**Activity**
Repeat nothing but the lines below running from the one containing "const int64_t G = num_cus();" to the one containing "if (v != V_AUTO &&". Keep both end lines.

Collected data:
————

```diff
+  fetch(0);
+  store(lds);
+  __syncthreads();
+  for (int kf = 0; kf < p.KF; ++kf) {
+    const char* st = lds + (kf & 1) * stage_bytes;
+    if (kf + 1 < p.KF) fetch(kf + 1);
+    int m = 0;
+#pragma unroll
+    for (int f = 0; f < CL_F; ++f) {
+      const int fin = (fo0 + f) * p.SF - p.pad_f + kf * p.DF;
+      if (fo0 + f < p.Fout && fin >= 0 && fin < p.Fin) m |= 1 << f;
+    }
+    static_assert(CL_F == 2, "row masks below");
+    if (m == 3) compute(std::integral_constant<int, 3>{}, st);
+    else if (m == 1) compute(std::integral_constant<int, 1>{}, st);
+    else if (m == 2) compute(std::integral_constant<int, 2>{}, st);
+    if (kf + 1 < p.KF) store(lds + ((kf + 1) & 1) * stage_bytes);
+    __syncthreads();
+  }
+
+  const int t = t0 + wave * 32 + l31;
+  const float winv = scale_word[1];
+  if (t < p.Tout) {
+#pragma unroll
+    for (int f = 0; f < CL_F; ++f) {
+      const int fo = fo0 + f;
+      if (fo >= p.Fout) continue;
+#pragma unroll
+      for (int r = 0; r < 16; ++r) {
+        const int co = tile * 32 + ms::mfma32_row(r, lane);
+        if (co < p.Cout) {
+          float v = acc[f][r] * winv + (bias ? bias[co] : 0.f);
+          if (p.act == MS_ACT_CLAMP) v = fminf(fmaxf(v, p.lo), p.hi);
+          y[(((size_t)n * p.Cout + co) * p.Fout + fo) * p.Tout + t] = v;
+        }
+      }
+    }
+  }
+}
+
+int conv_cl_long_plan(ClP& p, bool f16, size_t* lds) {
+  static const bool off = getenv("MS_CONV_LONG") && getenv("MS_CONV_LONG")[0] == '0';
+  if (off || p.Cin != LG_KG * 8 || p.KT != LG_KT || p.FP != 0 || p.Tout <= 48) return 0;
+  if ((long)p.N * p.co_tiles > 65535 || ms::cdiv(p.Fout, CL_F) > 65535) return 0;
+  if ((size_t)p.N * p.Fin * p.Tin * LG_KG * 16 > ((size_t)1 << 30)) return 0;
+  const int pw = 127 * p.ST + (LG_KT - 1) * p.DT + 1;
+  if (CL_F * LG_KG * pw > LG_XI * 256) return 0;
+  const size_t bytes = (size_t)2 * (f16 ? 1 : 2) * (CL_F * LG_KG * pw * 16 + LG_KT * LG_KG * 32 * 16);
+  if (bytes > 160 * 1024) return 0;
+  p.PW = pw;
+  *lds = bytes;
+  return 1;
+}
+
 __global__ void nchw_to_cl_split_kernel(const float* __restrict__ x, unsigned short* __restrict__ hi,
                                         unsigned short* __restrict__ lo, int C, int F, int T, int prec) {
   __shared__ float tile[32][33];
@@ -568,5 +766,25 @@
       return MS_OK;
     }
   }
+  {
+    ClP pl = p;
+    size_t llds = 0;
+    if (conv_cl_long_plan(pl, f16, &llds)) {
+      static ms::DeviceOnce attr_once;
+      if (attr_once.need()) {
+        MS_HIP(hipFuncSetAttribute((const void*)maskconv_cl_long_kernel<ms::PREC_BF16X3>, hipFuncAttributeMaxDynamicSharedMemorySize, 160 * 1024));
+        MS_HIP(hipFuncSetAttribute((const void*)maskconv_cl_long_kernel<ms::PREC_F16>, hipFuncAttributeMaxDynamicSharedMemorySize, 160 * 1024));
+        MS_HIP(hipFuncSetAttribute((const void*)maskconv_cl_long_kernel<ms::PREC_F16X3>, hipFuncAttributeMaxDynamicSharedMemorySize, 160 * 1024));
+        attr_once.done();
+      }
+      const dim3 grid(ms::cdiv(Tout, 128), ms::cdiv(Fout, CL_F), N * pl.co_tiles);
+      const unsigned short* wq = (const unsigned short*)packed_w;
+      auto kern = prec == ms::PREC_F16 ? maskconv_cl_long_kernel<ms::PREC_F16>
+                  : prec == ms::PREC_F16X3 ? maskconv_cl_long_kernel<ms::PREC_F16X3> : maskconv_cl_long_kernel<ms::PREC_BF16X3>;
+      hipLaunchKernelGGL(kern, grid, dim3(256), llds, stream, xh, xl, lens, wq, bias, y, pl, scale_word);
+      MS_LAUNCH_CHECK();
+      return MS_OK;
+    }
+  }
   return conv_cl_launch<false>(p, wf, lds, xh, xl, lens, packed_w, bias, y, stream, scale_word);
 }
```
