int num_cus() {
  if (!g_num_cus) {
    int dev = 0;
    hipGetDevice(&dev);
    hipDeviceGetAttribute(&g_num_cus, hipDeviceAttributeMultiprocessorCount, dev);
  }
  return g_num_cus;
// ... 20 lines not shown
         fl == (EPI_BIAS | EPI_RESID | EPI_RESLN | EPI_STATS);
}

constexpr bool p384_fl(int fl) {
  return fl == (EPI_BIAS | EPI_RESID | EPI_RESLN | EPI_STATS) ||
         fl == (EPI_BIAS | EPI_RESID | EPI_STATS) || fl == (EPI_LNIN | EPI_BIAS | EPI_GELU) ||
         fl == (EPI_LNIN | EPI_BIAS);
}

bool use_big(const GemmParams& p, int flags) {
  if (p.force_nt || p.rs_step > 1) return false;
  if ((p.ntiles * GEMM_BN) % BIG_BN) return false;
  if (std::max(std::max(p.lda, p.ldw), std::max(p.ldc, p.resid ? p.ldr : (int64_t)0)) > BIG_MAX_LD)
    return false;
  if (!(flags & EPI_OUT_F32) && p.vec_ok < 2) return false;
  const int v = (g_gemm_variant == V_NO_P384 || g_gemm_variant == V_NO_BALANCE) ? V_AUTO
                                                                                : g_gemm_variant;
  if (v == V_NT) return false;
  if (v != V_AUTO) return true;
  const int64_t G = num_cus();
  const int64_t t256 = (int64_t)((p.M + 255) / 256) * (p.ntiles * GEMM_BN / 256);
  const int64_t t128 = (int64_t)((p.M + 127) / 128) * p.ntiles;
  return (t256 + G - 1) / G <= 0.5 * (double)((t128 + G - 1) / G);
}

bool pers_wide(const GemmParams& p, int flags) {
  return (flags & (EPI_LNIN | EPI_RESLN)) && p.nslots > 8;
}

bool use_pers(const GemmParams& p, int flags) {
  const int v = g_gemm_variant;
  if (v != V_AUTO && v != V_PERS && v != V_STREAMK && v != V_NO_P384 && v != V_NO_BALANCE)
    return false;
  if (p.N % 8 || p.vec_ok < 2 || p.force_nt || p.rs_step > 1) return false;
  if ((flags & (EPI_LNIN | EPI_RESLN)) && (p.nslots > 12 || p.nslots % 2 || p.stats_step > 1))
    return false;
  if (pers_wide(p, flags) &&
      (!pers_wide_fl(flags) || p.K / 64 < PERS_WIDE_MIN_NK || v == V_STREAMK))
    return false;
  if ((flags & EPI_POS) && (!p.resid || p.ldr % 8 || p.P <= 0 || p.M >= (1 << 22))) return false;
  return true;
}

int pers_xgroups(int ntiles, int G, int total) {
  if (G != 256 || total <= G) return 1;
  return (ntiles % 2 == 0 && ntiles / 2 >= 3) ? 2 : 1;
}

bool use_p384(const GemmParams& p, int flags) {
  const int v = g_gemm_variant;
  if ((v != V_AUTO && v != V_P384) || p.N % 384 || p.vec_ok < 2 || p.K < 64) return false;
  if (p.force_nt || p.rs_step > 1) return false;
  if (std::max(std::max(p.lda, p.ldw), std::max(p.ldc, p.resid ? p.ldr : (int64_t)0)) > BIG_MAX_LD)
    return false;
  if ((flags & (EPI_LNIN | EPI_RESLN)) && (p.nslots > 8 || p.nslots % 2 || p.stats_step > 1))
    return false;
  if ((flags & EPI_STATS) && 3 * (p.N / 384) > p.nslots) return false;
  return v == V_P384;
}

constexpr int SK_MAX_G = 256;

int sk_grid() { return min(num_cus(), SK_MAX_G) & ~7; }

bool use_sk(const GemmParams& p) {
  if (!p.sk_flags || !p.sk_part || g_gemm_variant != V_STREAMK) return false;
// ... 17 lines not shown
  if (g_gemm_variant == V_BIG_PLAIN)
    hipLaunchKernelGGL((gemm_big_kernel<FL, 0>), grid, dim3(512), 0, s, q);
  else if (g_gemm_variant == V_BIG8)
    hipLaunchKernelGGL((gemm_big_kernel<FL, 8>), grid, dim3(512), 0, s, q);
  else if constexpr ((FL & EPI_POS) != 0)
    hipLaunchKernelGGL((gemm_big_kernel<FL, 8>), grid, dim3(512), 0, s, q);
  else
    hipLaunchKernelGGL((gemm_big_kernel<FL, 6>), grid, dim3(512), 0, s, q);
  return hipGetLastError();
}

————

**Result for this task**
  const int64_t G = num_cus();
  const int64_t t256 = (int64_t)((p.M + 255) / 256) * (p.ntiles * GEMM_BN / 256);
  const int64_t t128 = (int64_t)((p.M + 127) / 128) * p.ntiles;
  return (t256 + G - 1) / G <= 0.5 * (double)((t128 + G - 1) / G);
}

bool pers_wide(const GemmParams& p, int flags) {
  return (flags & (EPI_LNIN | EPI_RESLN)) && p.nslots > 8;
}

bool use_pers(const GemmParams& p, int flags) {
  const int v = g_gemm_variant;
  if (v != V_AUTO && v != V_PERS && v != V_STREAMK && v != V_NO_P384 && v != V_NO_BALANCE)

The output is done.